┌──

__global__ __launch_bounds__(256) void wgrad_reduce4(const float* __restrict__ part, float* __restrict__ dw, long n, int splits,
                                                     const float* __restrict__ bias_part, float* __restrict__ db, int nb,
                                                     int accumulate, int T) {
  __shared__ float4 red4[8][32];
  const int l = threadIdx.x & 31, g = threadIdx.x >> 5;
  const long wblocks = n >> 7;
  if (blockIdx.x < wblocks) {
    const long j = ((long)blockIdx.x << 7) + 4 * l;
    const float4* __restrict__ src = reinterpret_cast<const float4*>(part + j);
    const long stride = n >> 2;
    float4 s0 = {0.f, 0.f, 0.f, 0.f}, s1 = s0, s2 = s0, s3 = s0;
    int k = g;
    for (; k + 24 < splits; k += 32) {
      const float4 a = src[(long)k * stride], b = src[(long)(k + 8) * stride], c = src[(long)(k + 16) * stride],
                   d = src[(long)(k + 24) * stride];
      s0.x += a.x; s0.y += a.y; s0.z += a.z; s0.w += a.w;
      s1.x += b.x; s1.y += b.y; s1.z += b.z; s1.w += b.w;
      s2.x += c.x; s2.y += c.y; s2.z += c.z; s2.w += c.w;
      s3.x += d.x; s3.y += d.y; s3.z += d.z; s3.w += d.w;
    }
    for (; k < splits; k += 8) {
      const float4 a = src[(long)k * stride];
      s0.x += a.x; s0.y += a.y; s0.z += a.z; s0.w += a.w;
    }
    red4[g][l] = make_float4((s0.x + s1.x) + (s2.x + s3.x), (s0.y + s1.y) + (s2.y + s3.y), (s0.z + s1.z) + (s2.z + s3.z),
                             (s0.w + s1.w) + (s2.w + s3.w));
    __syncthreads();
    if (threadIdx.x < 128) {
      const int e = threadIdx.x;
      float t = 0.f;
#pragma unroll
      for (int q = 0; q < 8; ++q) t += reinterpret_cast<const float*>(&red4[q][e >> 2])[e & 3];
      const long je = ((long)blockIdx.x << 7) + e, plane = n / T;
      float* o = dw + (je % plane) * T + je / plane;
      *o = accumulate ? *o + t : t;
    }
  } else {
    __shared__ float red[8][33];
    const long j = (long)(blockIdx.x - wblocks) * 32 + l;
    float s0 = 0.f;
    if (j < nb)
      for (int k = g; k < splits; k += 8) s0 += bias_part[(long)k * nb + j];
    red[g][l] = s0;
    __syncthreads();
    if (g == 0 && j < nb) {
      float t = 0.f;
#pragma unroll
      for (int q = 0; q < 8; ++q) t += red[q][l];
      db[j] = accumulate ? db[j] + t : t;
    }
  }
}

int fold_launch(const afd_fold_desc* descs, int n, hipStream_t s);

struct FoldSink { afd_fold_desc* out; int n; };
static int launch_wgrad_reduce(const float* part, float* dw, long n, int slabs, const float* bp, float* db, int nb, int accumulate,
                               int T, hipStream_t s, FoldSink* sink) {
  afd_fold_desc d[2];
  int nd = 0;
  d[nd++] = afd_fold_desc{part, dw, n, n, n / T, (long)T, slabs, accumulate};
  if (nb > 0) d[nd++] = afd_fold_desc{bp, db, (long)nb, (long)nb, (long)nb, 1L, slabs, accumulate};
  if (sink) {
    for (int i = 0; i < nd; ++i) sink->out[sink->n++] = d[i];
    return AFD_OK;
  }
  return fold_launch(d, nd, s);
}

└──

PROBLEM DETAILS: Go through the entries above, and wherever a line holds the word "stride", copy that line.

RESPONSE AREA:
    const long stride = n >> 2;
      const float4 a = src[(long)k * stride], b = src[(long)(k + 8) * stride], c = src[(long)(k + 16) * stride],
                   d = src[(long)(k + 24) * stride];
      const float4 a = src[(long)k * stride];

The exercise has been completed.